Open sethaxen opened 3 years ago
+1. TFP mcmc currently output variables as (draw, chain, shape, ...)
I think an option to pass an indication or mapping of where the draw
and chain
is would be sufficient
There are two things to take into account for this to work, luckily with xarray the second is already taken care of.
The first thing is conversion from ppl data to inferencedata. ppls use a given ordering but so far none uses named dimensions, so we need to know the ordering for things to work. Currently all converters end up calling dict_to_dataset
which assumes the input are dicts with var names as keys and arrays as values. Those arrays currently need to be chain, draw, *shape
which has the great advantage of being able to do things like az.from_dict({"a": np.random.normal(size=(4, 100, 8))}, dims={"a": ["team"]})
and it works because it knows that if chain and draw are not in dims they need to be prepended.
I think it would also be great to allow something like
az.from_dict({"a": np.random.normal(size=(100, 8, 4))}, dims={"a": ["draw", "team", "chain"]})
And have it work, which will need some work in the base converters but should be possible. Once this is done, we can also look into updating all the converters that currently use swapdims, as it may (or may not) be easier to handle things this way.

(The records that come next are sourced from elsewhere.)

# atsuki-ichikawa/KoeMorph

Measured on AMD Instinct MI355X. Metric: blendshape frames/sec (52-coef, 256-win, d_model=256), higher is better.
Workload: dtype f32; 1 GPU; C2: 256 windows/GPU x 136448 samples (8.5 s @16 kHz) -> 1024-pt STFT, hop 533, 80-bin log-mel (257 frames) -> dual-stream attention d_model=256, 8 heads, window 256 -> 52 coefficients + EMA; from audio resident in HBM (rotating batches); windows_per_gpu=256, samples_per_window=136448, parallelism=window-sharded x1, no collective

## Files before the change

### koemorph_amd/csrc/km_device.h

```cpp
#pragma once

#include <hip/hip_runtime.h>

#include "koemorph.h"

namespace km {

struct LogParams {
    int log_mode;
    float amin, top_db, db_add, db_scale, log_eps;
};

__device__ __forceinline__ float clamp_lo(float x, float lo) { return __builtin_amdgcn_fmed3f(x, lo, __builtin_inff()); }
__device__ __forceinline__ float db10(float s, float amin) {
    return 3.01029995663981195f * __builtin_amdgcn_logf(clamp_lo(s, amin));
}

__device__ __forceinline__ void log_window_consts(const LogParams& p, float ref, float& ref_db, float& floor_db) {
    ref_db = db10(ref, p.amin);
    floor_db = (db10(ref, p.amin) - ref_db) - p.top_db;
}

__device__ __forceinline__ float db_finish(const LogParams& p, float dbs, float ref_db, float floor_db) {
    float v = dbs - ref_db;
    v = clamp_lo(v, floor_db);
    return (v + p.db_add) * p.db_scale;
}
__device__ __forceinline__ float db_fast_c1(const LogParams& p, float ref_db) { return (p.db_add - ref_db) * p.db_scale; }
__device__ __forceinline__ float db_finish_fast(float dbs, float scale, float c1) { return fmaxf(fmaf(dbs, scale, c1), 0.f); }
struct DbXform { LogParams lp; const unsigned* ref_bits; };

struct LnXform { const float* stats; const float* gamma; const float* beta; int npart; float eps; };
__device__ __forceinline__ void ln_combine(const float2* __restrict__ st, int npart, float eps, float& rs, float& nmurs, float* mean_out = nullptr) {
    float msum = 0.f;
    for (int p = 0; p < npart; ++p) msum += st[p].x;
    const float mean = msum / (float)npart;
    float m2 = 0.f;
    for (int p = 0; p < npart; ++p) { const float dm = st[p].x - mean; m2 += st[p].y + 32.0f * dm * dm; }
    rs = 1.0f / sqrtf(m2 / (float)(32 * npart) + eps);
    nmurs = -mean * rs;
    if (mean_out) *mean_out = mean;
}
__device__ __forceinline__ void ln_combine8(const float2 (&st)[8], int npart, float eps, float& rs, float& nmurs) {
    float msum = 0.f;
#pragma unroll
    for (int p = 0; p < 8; ++p) msum += p < npart ? st[p].x : 0.f;
    const float mean = msum / (float)npart;
    float m2 = 0.f;
#pragma unroll
    for (int p = 0; p < 8; ++p) { const float dm = st[p].x - mean; m2 += p < npart ? st[p].y + 32.0f * dm * dm : 0.f; }
    rs = 1.0f / sqrtf(m2 / (float)(32 * npart) + eps);
    nmurs = -mean * rs;
}
__device__ __forceinline__ float ln_apply(float x, float rs, float nmurs, float gam, float bet) { return fmaf(fmaf(x, rs, nmurs), gam, bet); }

template <int MODE>
__device__ __forceinline__ float log_one_t(const LogParams& p, float s, float ref_db, float floor_db) {
    if (MODE == KM_LOG_LN_EPS) return 0.693147180559945309f * __builtin_amdgcn_logf(s + p.log_eps);
    float v = db10(s, p.amin) - ref_db;
    v = clamp_lo(v, floor_db);
    return (v + p.db_add) * p.db_scale;
}

__device__ __forceinline__ float log_one(const LogParams& p, float s, float ref_db, float floor_db) {
    return p.log_mode == KM_LOG_LN_EPS ? log_one_t<KM_LOG_LN_EPS>(p, s, ref_db, floor_db)
                                       : log_one_t<KM_LOG_DB_MAX>(p, s, ref_db, floor_db);
}

template <int MODE>
__device__ __forceinline__ float4 log_four_t(const LogParams& p, float4 v, float ref_db, float floor_db) {
    return make_float4(log_one_t<MODE>(p, v.x, ref_db, floor_db), log_one_t<MODE>(p, v.y, ref_db, floor_db),
                       log_one_t<MODE>(p, v.z, ref_db, floor_db), log_one_t<MODE>(p, v.w, ref_db, floor_db));
}

__device__ __forceinline__ float row16_sum(float v) {
    v += __int_as_float(__builtin_amdgcn_update_dpp(0, __float_as_int(v), 0xB1, 0xF, 0xF, true));
    v += __int_as_float(__builtin_amdgcn_update_dpp(0, __float_as_int(v), 0x4E, 0xF, 0xF, true));
    v += __int_as_float(__builtin_amdgcn_update_dpp(0, __float_as_int(v), 0x141, 0xF, 0xF, true));
    v += __int_as_float(__builtin_amdgcn_update_dpp(0, __float_as_int(v), 0x140, 0xF, 0xF, true));
    return v;
}

struct EmoArgs {
    const float* emo = nullptr;
    int ED = 0;
    const float *wee_t = nullptr , *bee = nullptr, *lg = nullptr, *lb = nullptr, *we2 = nullptr, *be2 = nullptr,
                *w2 = nullptr, *b2 = nullptr;
    float* zemo = nullptr;
    int d = 256, DH = 128;
};

__device__ __forceinline__ void emotion_window_d256(const EmoArgs& e, int64_t b, float* scratch) {
    constexpr int d = 256, DH = 128;
    float* emo_s = scratch;
    float* e1 = scratch + 256;
    float* part = scratch + 512;
    const int tid = threadIdx.x, lane = tid & 63;
    if (tid < 256) emo_s[tid] = tid < e.ED ? e.emo[b * e.ED + tid] : 0.f;
    __syncthreads();
    {
        const int n = tid & 255, h = __builtin_amdgcn_readfirstlane(tid >> 8);
#pragma unroll 1
        for (int q = 2 * h; q < 2 * h + 2; ++q) {
            const float* wp = e.wee_t + (size_t)64 * q * d + n;
            float w[64];
#pragma unroll
            for (int u = 0; u < 64; ++u) w[u] = wp[u * d];
            float acc = 0.f;
#pragma unroll
            for (int u = 0; u < 64; u += 4) {
                const float4 x = *reinterpret_cast<const float4*>(emo_s + 64 * q + u);
                acc = fmaf(x.x, w[u], acc);
                acc = fmaf(x.y, w[u + 1], acc);
                acc = fmaf(x.z, w[u + 2], acc);
                acc = fmaf(x.w, w[u + 3], acc);
            }
            part[q * d + n] = acc;
        }
    }
    __syncthreads();
    if (tid < 256) {
        float s = e.bee[tid];
#pragma unroll
        for (int q = 0; q < 4; ++q) s += part[q * d + tid];
        e1[tid] = s;
    }
    __syncthreads();
    if (tid < 64) {
        float x[4], s = 0.f;
#pragma unroll
        for (int i = 0; i < 4; ++i) { x[i] = e1[lane + 64 * i]; s += x[i]; }
#pragma unroll
        for (int o = 32; o > 0; o >>= 1) s += __shfl_xor(s, o);
        const float mean = s * (1.0f / d);
        float v = 0.f;
#pragma unroll
        for (int i = 0; i < 4; ++i) { const float t = x[i] - mean; v += t * t; }
#pragma unroll
        for (int o = 32; o > 0; o >>= 1) v += __shfl_xor(v, o);
        const float rstd = 1.0f / sqrtf(v * (1.0f / d) + 1e-5f);
#pragma unroll
        for (int i = 0; i < 4; ++i) {
            const int c = lane + 64 * i;
            e1[c] = (x[i] - mean) * rstd * e.lg[c] + e.lb[c];
        }
    }
    __syncthreads();
    {
        const int m = tid & 127, h = tid >> 7;
#pragma unroll 1
        for (int q = 2 * h; q < 2 * h + 2; ++q) {
            const float* wp = e.we2 + (size_t)32 * q * DH + m;
            float w[32];
#pragma unroll
            for (int u = 0; u < 32; ++u) w[u] = wp[u * DH];
            float acc = 0.f;
#pragma unroll
            for (int u = 0; u < 32; u += 4) {
                const float4 x = *reinterpret_cast<const float4*>(e1 + 32 * q + u);
                acc = fmaf(x.x, w[u], acc);
                acc = fmaf(x.y, w[u + 1], acc);
                acc = fmaf(x.z, w[u + 2], acc);
                acc = fmaf(x.w, w[u + 3], acc);
            }
            part[q * DH + m] = acc;
        }
    }
    __syncthreads();
    if (tid < 64) {
        float s = 0.f;
#pragma unroll
        for (int i = 0; i < 2; ++i) {
            const int mm = lane + 64 * i;
            float hsum = e.be2[mm];
#pragma unroll
            for (int q = 0; q < 8; ++q) hsum += part[q * DH + mm];
            s += fmaxf(hsum, 0.f) * e.w2[mm];
        }
#pragma unroll
        for (int o = 32; o > 0; o >>= 1) s += __shfl_xor(s, o);
        if (lane == 0) e.zemo[b] = s + e.b2[0];
    }
    __syncthreads();
}

struct EmoShape { int d = 0, DH = 0; };

__device__ __forceinline__ void emotion_layer_f4(const float* __restrict__ w, int K, int N, const float* x, float* part) {
    const int tid = threadIdx.x;
    const int tpr = N >> 2;
    const int G = 512 / tpr;
    const int c4 = tid & (tpr - 1), g = tid / tpr;
    const int kc = (K + G - 1) / G;
    const int k0 = g * kc, k1 = (k0 + kc) < K ? (k0 + kc) : K;
    float4 acc = make_float4(0.f, 0.f, 0.f, 0.f);
    const float* wp = w + 4 * c4;
    for (int k = k0; k < k1; k += 16) {
        float4 wv[16];
#pragma unroll
        for (int u = 0; u < 16; ++u) wv[u] = (k + u) < k1 ? *reinterpret_cast<const float4*>(wp + (size_t)(k + u) * N) : make_float4(0.f, 0.f, 0.f, 0.f);
#pragma unroll
        for (int u = 0; u < 16; ++u) {
            const float xv = (k + u) < k1 ? x[k + u] : 0.f;
            acc.x = fmaf(xv, wv[u].x, acc.x); acc.y = fmaf(xv, wv[u].y, acc.y);
            acc.z = fmaf(xv, wv[u].z, acc.z); acc.w = fmaf(xv, wv[u].w, acc.w);
        }
    }
    *reinterpret_cast<float4*>(part + g * N + 4 * c4) = acc;
}

__device__ __forceinline__ void emotion_window_generic(const EmoArgs& e, const EmoShape sh, int64_t b, float* scratch) {
    const int d = sh.d, DH = sh.DH;
    float* emo_s = scratch;
    float* e1 = scratch + 256;
    float* part = e1 + d;
    const int tid = threadIdx.x, lane = tid & 63;
    if (tid < 256) emo_s[tid] = tid < e.ED ? e.emo[b * e.ED + tid] : 0.f;
    __syncthreads();
    emotion_layer_f4(e.wee_t, e.ED, d, emo_s, part);
    __syncthreads();
    {
        const int G1 = 2048 / d;
        for (int n = tid; n < d; n += 512) {
            float s = e.bee[n];
            for (int g = 0; g < G1; ++g) s += part[g * d + n];
            e1[n] = s;
        }
    }
    __syncthreads();
    if (tid < 64) {
        float s = 0.f;
        for (int n = lane; n < d; n += 64) s += e1[n];
#pragma unroll
        for (int o = 32; o > 0; o >>= 1) s += __shfl_xor(s, o);
        const float mean = s / d;
        float v = 0.f;
        for (int n = lane; n < d; n += 64) { const float t = e1[n] - mean; v += t * t; }
#pragma unroll
        for (int o = 32; o > 0; o >>= 1) v += __shfl_xor(v, o);
        const float rstd = 1.0f / sqrtf(v / d + 1e-5f);
        for (int n = lane; n < d; n += 64) e1[n] = (e1[n] - mean) * rstd * e.lg[n] + e.lb[n];
    }
    __syncthreads();
    emotion_layer_f4(e.we2, d, DH, e1, part);
    __syncthreads();
    if (tid < 64) {
        const int G2 = 2048 / DH;
        float s = 0.f;
        for (int m = lane; m < DH; m += 64) {
            float h = e.be2[m];
            for (int g = 0; g < G2; ++g) h += part[g * DH + m];
            s += fmaxf(h, 0.f) * e.w2[m];
        }
#pragma unroll
        for (int o = 32; o > 0; o >>= 1) s += __shfl_xor(s, o);
        if (lane == 0) e.zemo[b] = s + e.b2[0];
    }
    __syncthreads();
}

}
```

### koemorph_amd/csrc/km_mel.hip

```cpp
#include <hip/hip_runtime.h>

#include <cstdlib>

#include "km_context.h"
#include "km_device.h"

namespace km {

#define HIP_TRY(expr)                                                                         \
    do {                                                                                      \
        hipError_t e_ = (expr);                                                               \
        if (e_ != hipSuccess) return fail(KM_ERR_HIP, "%s: %s", #expr, hipGetErrorString(e_)); \
    } while (0)

namespace mel {
constexpr int FPB = 16;
constexpr int WAVES = 4;
constexpr int FFT_BUF = 1152;
}
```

The second thing is that once data is already as inferencedata, ArviZ needs to always used named dims, so it doesn't actually care about the order of the dimensions anymore, only about their names (like xarray does). I am 90% sure that all ArviZ code does that already but we need to check. Here are some examples showing how this already works:
import arviz as az
idata = az.load_arviz_data("rugby")
ds = idata.posterior[["atts", "defs"]]
ds = ds.transpose("draw", "team", "chain")
az.summary(ds)
mean sd hdi_3% hdi_97% ... mcse_sd ess_bulk ess_tail r_hat
atts[0] 0.171 0.042 0.095 0.251 ... 0.001 2574.0 1409.0 1.0
atts[1] -0.083 0.044 -0.164 -0.001 ... 0.001 2330.0 1680.0 1.0
atts[2] 0.108 0.041 0.036 0.185 ... 0.001 2652.0 1250.0 1.0
atts[3] -0.116 0.048 -0.203 -0.026 ... 0.001 2156.0 1483.0 1.0
atts[4] -0.337 0.057 -0.449 -0.238 ... 0.001 2333.0 1350.0 1.0
atts[5] 0.257 0.042 0.179 0.338 ... 0.001 2418.0 1401.0 1.0
defs[0] -0.129 0.051 -0.231 -0.038 ... 0.001 2227.0 1449.0 1.0
defs[1] -0.041 0.047 -0.127 0.046 ... 0.001 2379.0 1779.0 1.0
defs[2] -0.388 0.053 -0.490 -0.292 ... 0.001 2407.0 1647.0 1.0
defs[3] 0.173 0.043 0.086 0.249 ... 0.001 2243.0 1736.0 1.0
defs[4] 0.583 0.036 0.517 0.651 ... 0.001 2151.0 1672.0 1.0
defs[5] -0.196 0.051 -0.296 -0.103 ... 0.001 2170.0 1518.0 1.0
[12 rows x 9 columns]
az.plot_forest(ds)
Expanding on the first case, how about supporting an API like:
az.from_dict(
{"a": np.random.normal(size=(100, 8, 4)),
"b": np.random.normal(size=(100, 4)),
},
draw_axis=0,
chain_axis=-1,
)
az.from_dict(
{"a": np.random.normal(size=(100, 4, 8)),
"b": np.random.normal(size=(100, 4)),
},
draw_axis=0,
chain_axis=1,
)
which default being draw_axis=1
, chain_axis=0
Oh it also makes supporting single chain and MAP easier:
# Single chain
az.from_dict(
{"a": np.random.normal(size=(100, 8)),
"b": np.random.normal(size=(100)),
},
draw_axis=0,
chain_axis=None,
)
# MAP
az.from_dict(
{"a": np.random.normal(size=(8)),
"b": np.random.normal(size=()),
},
draw_axis=None,
chain_axis=None,
)
# multiple run of MAP (e.g., MAP sovled from different starting position)
az.from_dict(
{"a": np.random.normal(size=(4, 8)),
"b": np.random.normal(size=(4)),
},
draw_axis=None,
chain_axis=0,
)
Currently all examples I have seen order the dimensions for samples as
(chain, draw, shape...)
, whereshape
is the shape of a single draw of the variable. This particular ordering shouldn't be necessary, and allowing alternative orderings might enable samples from PPLs to be used without copying. e.g. Turing stores variables as(draw, shape..., chain)
.This might already be supported. If so, it should be tested.